@@ -115,7 +133,7 @@
       const long long *acc = nullptr, *bad = nullptr;
       CHK(launch_sym(c, o, (long long)ns, a.vc4, &nt_pad, &acc, &bad));
       hipLaunchKernelGGL(finish_sym, dim3(blocks_for((long long)nt)), dim3(kBlock), 0, c->stream, acc, acc + nt_pad, ctx_scale(c),
-                         bad, (long long)nt, fu, fw);
+                         bad, (const unsigned*)nullptr, (long long)nt, fu, fw);
       HIPCHK(c, hipGetLastError());
     } else {
       a.xs = fxs; a.zs = fzs; a.gs = fgs;
@@ -192,12 +210,11 @@
   const double v2 = (double)vcore * (double)vcore;
   if (d_xt == d_xs && d_zt == d_zs && nt == ns && use_symmetric(c, (long long)ns, v2 * v2)) {
     long long nt_pad = 0;
-    SymOperands o{};
-    o.x = d_xs; o.z = d_zs; o.g = d_gs;
     const long long *acc = nullptr, *bad = nullptr;
-    CHK(launch_sym(c, o, (long long)ns, v2 * v2, &nt_pad, &acc, &bad));
+    const unsigned* order = nullptr;
+    CHK(sym_self_dev(c, d_xs, d_zs, d_gs, (long long)ns, v2 * v2, &nt_pad, &acc, &bad, &order));
     hipLaunchKernelGGL(finish_sym, dim3(blocks_for((long long)nt)), dim3(kBlock), 0, c->stream, acc, acc + nt_pad, ctx_scale(c),
-                       bad, (long long)nt, d_u, d_w);
+                       bad, order, (long long)nt, d_u, d_w);
     HIPCHK(c, hipGetLastError());
     return LUDVM_OK;
   }
@@ -218,12 +235,11 @@
   const double v2 = (double)vcore * (double)vcore;
   if (t_first == 0 && nt == ns && use_symmetric(c, (long long)ns, v2 * v2)) {
     long long nt_pad = 0;
-    SymOperands o{};
-    o.x = d_xs; o.z = d_zs; o.g = d_gs;
     const long long *acc = nullptr, *bad = nullptr;
-    CHK(launch_sym(c, o, (long long)ns, v2 * v2, &nt_pad, &acc, &bad));
+    const unsigned* order = nullptr;
+    CHK(sym_self_dev(c, d_xs, d_zs, d_gs, (long long)ns, v2 * v2, &nt_pad, &acc, &bad, &order));
     hipLaunchKernelGGL(finish_sym_advect, dim3(blocks_for((long long)nt)), dim3(kBlock), 0, c->stream, acc, acc + nt_pad,
-                       ctx_scale(c), bad, d_xs, d_zs, 0LL, (long long)nt, dt, d_x_out, d_z_out);
+                       ctx_scale(c), bad, order, d_xs, d_zs, 0LL, (long long)nt, dt, d_x_out, d_z_out);
     HIPCHK(c, hipGetLastError());
     return LUDVM_OK;
   }
@@ -277,8 +293,8 @@
   if (nt == 0) return LUDVM_OK;
   HIPCHK(c, hipSetDevice(c->device));
   hipLaunchKernelGGL(finish_sym_advect, dim3(blocks_for((long long)nt)), dim3(kBlock), 0, c->stream, d_sum_u, d_sum_w,
-                     static_cast<const SymScale*>(d_scale), d_bad, d_x, d_z, (long long)t_first, (long long)nt, dt, d_x_out,
-                     d_z_out);
+                     static_cast<const SymScale*>(d_scale), d_bad, (const unsigned*)nullptr, d_x, d_z, (long long)t_first,
+                     (long long)nt, dt, d_x_out, d_z_out);
   HIPCHK(c, hipGetLastError());
   return LUDVM_OK;
 }
diff --git a/ludvm_amd/csrc/induce_kernels.hpp b/ludvm_amd/csrc/induce_kernels.hpp
--- a/ludvm_amd/csrc/induce_kernels.hpp
+++ b/ludvm_amd/csrc/induce_kernels.hpp
@@ -60,23 +60,25 @@
 }
 
 __global__ void __launch_bounds__(kBlock)
-finish_sym(const long long* acc_u, const long long* acc_w, const SymScale* sc, const long long* bad, long long n, float* u,
-           float* w) {
+finish_sym(const long long* acc_u, const long long* acc_w, const SymScale* sc, const long long* bad, const unsigned* order,
+           long long n, float* u, float* w) {
   const long long i = (long long)blockIdx.x * kBlock + threadIdx.x;
   if (i >= n) return;
+  const long long p = order ? (long long)order[i] : i;
   const float s = (float)kInv2PiD;
-  u[i] = fx_read(acc_u, i, sc, bad) * s;
-  w[i] = -fx_read(acc_w, i, sc, bad) * s;
+  u[p] = fx_read(acc_u, i, sc, bad) * s;
+  w[p] = -fx_read(acc_w, i, sc, bad) * s;
 }
 
 __global__ void __launch_bounds__(kBlock)
-finish_sym_advect(const long long* sum_u, const long long* sum_w, const SymScale* sc, const long long* bad, const float* x,
-                  const float* z, long long t_first, long long nt, float dt, float* x_out, float* z_out) {
+finish_sym_advect(const long long* sum_u, const long long* sum_w, const SymScale* sc, const long long* bad, const unsigned* order,
+                  const float* x, const float* z, long long t_first, long long nt, float dt, float* x_out, float* z_out) {
   const long long i = (long long)blockIdx.x * kBlock + threadIdx.x;
   if (i >= nt) return;
+  const long long p = order ? (long long)order[i] : i;
   const float s = (float)kInv2PiD;
-  x_out[i] = __builtin_fmaf(dt, fx_read(sum_u, i, sc, bad) * s, x[t_first + i]);
-  z_out[i] = __builtin_fmaf(dt, -fx_read(sum_w, i, sc, bad) * s, z[t_first + i]);
+  x_out[p] = __builtin_fmaf(dt, fx_read(sum_u, i, sc, bad) * s, x[t_first + p]);
+  z_out[p] = __builtin_fmaf(dt, -fx_read(sum_w, i, sc, bad) * s, z[t_first + p]);
 }
 
 }
diff --git a/ludvm_amd/csrc/launch.hip b/ludvm_amd/csrc/launch.hip
--- a/ludvm_amd/csrc/launch.hip
+++ b/ludvm_amd/csrc/launch.hip
@@ -148,6 +148,7 @@
 SymKnobs sym_knobs(const ludvm_ctx* c) {
   SymKnobs k;
   k.sym_mode = c->sym_mode;
+  k.self_order = c->self_order;
   k.tile_t = c->tune_sym_t;
   k.tune_split = c->tune_split;
   k.tune_rsplit = c->tune_sym_rsplit;
@@ -160,6 +161,7 @@
 bool use_symmetric(const ludvm_ctx* c, long long n, double vc4, bool march) {
   return sym_use(sym_knobs(c), n, (float)vc4 > 0.0f, march);
 }
+bool use_self_order(const ludvm_ctx* c, long long n) { return sym_self_order(sym_knobs(c), n); }
 int sym_tile_t(const ludvm_ctx* c, long long n, bool hilo) { return sym_tile(sym_knobs(c), n, hilo); }
 
 int launch_sym_tiles(ludvm_ctx* c, int T, const SymOperands& o, long long n, long long i_first, long long i_count, double vc4,
diff --git a/ludvm_amd/csrc/order.hip b/ludvm_amd/csrc/order.hip
--- a/ludvm_amd/csrc/order.hip
+++ b/ludvm_amd/csrc/order.hip
@@ -76,6 +76,29 @@
   return LUDVM_OK;
 }
 
+int self_order_f32(ludvm_ctx* c, const float* d_x, const float* d_z, const float* d_g, size_t n, SelfOrdered* out) {
+  if (n >= ((size_t)1 << 32)) return fail(c, LUDVM_E_ARG, "too many points");
+  const long long nblk = (long long)((n + kBoxChunk - 1) / kBoxChunk);
+  const size_t tb = spatial_order_temp_bytes(n), nb = up256(n * 4);
+  CHK(ensure(c, c->orderws, 4 * nb + up256((size_t)nblk * 4 * sizeof(float)) + 256 + tb));
+  char* p = static_cast<char*>(c->orderws.p);
+  unsigned* order = reinterpret_cast<unsigned*>(p); p += nb;
+  float* xo = reinterpret_cast<float*>(p); p += nb;
+  float* zo = reinterpret_cast<float*>(p); p += nb;
+  float* go = reinterpret_cast<float*>(p); p += nb;
+  float* part = reinterpret_cast<float*>(p); p += up256((size_t)nblk * 4 * sizeof(float));
+  OrderBox* box = reinterpret_cast<OrderBox*>(p); p += 256;
+  hipLaunchKernelGGL(box_partial_f32, dim3((unsigned)nblk), dim3(256), 0, c->stream, d_x, d_z, (long long)n, part);
+  hipLaunchKernelGGL(box_final_f32, dim3(1), dim3(256), 0, c->stream, part, nblk, box);
+  HIPCHK(c, hipGetLastError());
+  HIPCHK(c, spatial_order_sort_f32(d_x, d_z, n, box, p, tb, order, c->stream));
+  hipLaunchKernelGGL(gather_f32, dim3(blocks_for((long long)n)), dim3(kBlock), 0, c->stream, d_x, d_z, d_g, order, (long long)n, xo,
+                     zo, go);
+  HIPCHK(c, hipGetLastError());
+  *out = SelfOrdered{order, xo, zo, go};
+  return LUDVM_OK;
+}
+
 }
 
 extern "C" {
diff --git a/ludvm_amd/csrc/order_kernels.hpp b/ludvm_amd/csrc/order_kernels.hpp
--- a/ludvm_amd/csrc/order_kernels.hpp
+++ b/ludvm_amd/csrc/order_kernels.hpp
@@ -1,5 +1,6 @@
 #pragma once
 #include "pair_kernels.hpp"
+#include "spatial_order.hpp"
 
 namespace ludvm {
 
@@ -56,6 +57,62 @@
   if (threadIdx.x < 5) out[threadIdx.x] = red[0][threadIdx.x];
 }
 
+constexpr int kBoxChunk = 4096;
+__device__ __forceinline__ void box_merge(float& x0, float& x1, float& z0, float& z1, float a, float b, float c, float d) {
+  x0 = __builtin_fminf(x0, a); x1 = __builtin_fmaxf(x1, b); z0 = __builtin_fminf(z0, c); z1 = __builtin_fmaxf(z1, d);
+}
+__device__ __forceinline__ void box_reduce_block(float& x0, float& x1, float& z0, float& z1) {
+  for (int s = 1; s < 64; s <<= 1)
+    box_merge(x0, x1, z0, z1, __shfl_xor(x0, s), __shfl_xor(x1, s), __shfl_xor(z0, s), __shfl_xor(z1, s));
+  __shared__ float red[4][4];
+  const int lane = threadIdx.x & 63, wv = threadIdx.x >> 6;
+  if (lane == 0) { red[wv][0] = x0; red[wv][1] = x1; red[wv][2] = z0; red[wv][3] = z1; }
+  __syncthreads();
+  if (threadIdx.x == 0)
+    for (int w = 1; w < 4; ++w) box_merge(x0, x1, z0, z1, red[w][0], red[w][1], red[w][2], red[w][3]);
+}
+__global__ void __launch_bounds__(256) box_partial_f32(const float* x, const float* z, long long n, float* part) {
+  const float inf = __builtin_inff();
+  float x0 = inf, x1 = -inf, z0 = inf, z1 = -inf;
+  const long long base = (long long)blockIdx.x * kBoxChunk;
+  for (int j = 0; j < kBoxChunk / 256; ++j) {
+    const long long i = base + j * 256 + threadIdx.x;
+    if (i < n) {
+      const float vx = x[i], vz = z[i];
+      if (__builtin_fabsf(vx) < inf && __builtin_fabsf(vz) < inf) box_merge(x0, x1, z0, z1, vx, vx, vz, vz);
+    }
+  }
+  box_reduce_block(x0, x1, z0, z1);
+  if (threadIdx.x == 0) {
+    float* o = part + 4 * (long long)blockIdx.x;
+    o[0] = x0; o[1] = x1; o[2] = z0; o[3] = z1;
+  }
+}
+__global__ void __launch_bounds__(256) box_final_f32(const float* part, long long nblk, OrderBox* box) {
+  const float inf = __builtin_inff();
+  float x0 = inf, x1 = -inf, z0 = inf, z1 = -inf;
+  for (long long i = threadIdx.x; i < nblk; i += 256) box_merge(x0, x1, z0, z1, part[4 * i], part[4 * i + 1], part[4 * i + 2], part[4 * i + 3]);
+  box_reduce_block(x0, x1, z0, z1);
+  if (threadIdx.x == 0) {
+    const bool any = x1 >= x0;
+    const double ex = any ? (double)x1 - (double)x0 : 0.0, ez = any ? (double)z1 - (double)z0 : 0.0;
+    box->x0 = any ? (double)x0 : 0.0;
+    box->z0 = any ? (double)z0 : 0.0;
+    box->sx = ex > 0.0 ? 65536.0 / ex : 0.0;
+    box->sz = ez > 0.0 ? 65536.0 / ez : 0.0;
+  }
+}
+
+__global__ void __launch_bounds__(kBlock)
+gather_f32(const float* x, const float* z, const float* g, const unsigned* order, long long n, float* xo, float* zo, float* go) {
+  const long long k = (long long)blockIdx.x * kBlock + threadIdx.x;
+  if (k >= n) return;
+  const long long p = (long long)order[k];
+  xo[k] = x[p];
+  zo[k] = z[p];
+  go[k] = g[p];
+}
+
 __global__ void __launch_bounds__(kBlock)
 gather_f64(const double* s0, const double* s1, const double* s2, const unsigned* order, long long n, double* d0, double* d1,
            double* d2) {
diff --git a/ludvm_amd/csrc/spatial_order.hip b/ludvm_amd/csrc/spatial_order.hip
--- a/ludvm_amd/csrc/spatial_order.hip
+++ b/ludvm_amd/csrc/spatial_order.hip
@@ -26,6 +26,22 @@
   vals[i] = i;
 }
 
+__global__ void __launch_bounds__(256) morton_keys_f32(const float* x, const float* z, unsigned n, const OrderBox* box,
+                                                       unsigned* keys, unsigned* vals) {
+  const unsigned i = blockIdx.x * 256u + threadIdx.x;
+  if (i >= n) return;
+  const OrderBox b = *box;
+  const float vx = x[i], vz = z[i];
+  unsigned key = 0xffffffffu;
+  if (__builtin_fabsf(vx) < __builtin_inff() && __builtin_fabsf(vz) < __builtin_inff()) {
+    const double cx = fmin(fmax(((double)vx - b.x0) * b.sx, 0.0), 65535.0);
+    const double cz = fmin(fmax(((double)vz - b.z0) * b.sz, 0.0), 65535.0);
+    key = spread16((unsigned)cx) | (spread16((unsigned)cz) << 1);
+  }
+  keys[i] = key;
+  vals[i] = i;
+}
+
 inline size_t align256(size_t b) { return (b + 255) & ~(size_t)255; }
 
 size_t rocprim_bytes(size_t n) {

→ EXERCISE PROMPT
Go through the material above, and wherever a line holds the word "SymScale", copy it.

→ TASK ANSWER
-                     static_cast<const SymScale*>(d_scale), d_bad, d_x, d_z, (long long)t_first, (long long)nt, dt, d_x_out,
+                     static_cast<const SymScale*>(d_scale), d_bad, (const unsigned*)nullptr, d_x, d_z, (long long)t_first,
-finish_sym(const long long* acc_u, const long long* acc_w, const SymScale* sc, const long long* bad, long long n, float* u,
+finish_sym(const long long* acc_u, const long long* acc_w, const SymScale* sc, const long long* bad, const unsigned* order,
-finish_sym_advect(const long long* sum_u, const long long* sum_w, const SymScale* sc, const long long* bad, const float* x,
+finish_sym_advect(const long long* sum_u, const long long* sum_w, const SymScale* sc, const long long* bad, const unsigned* order,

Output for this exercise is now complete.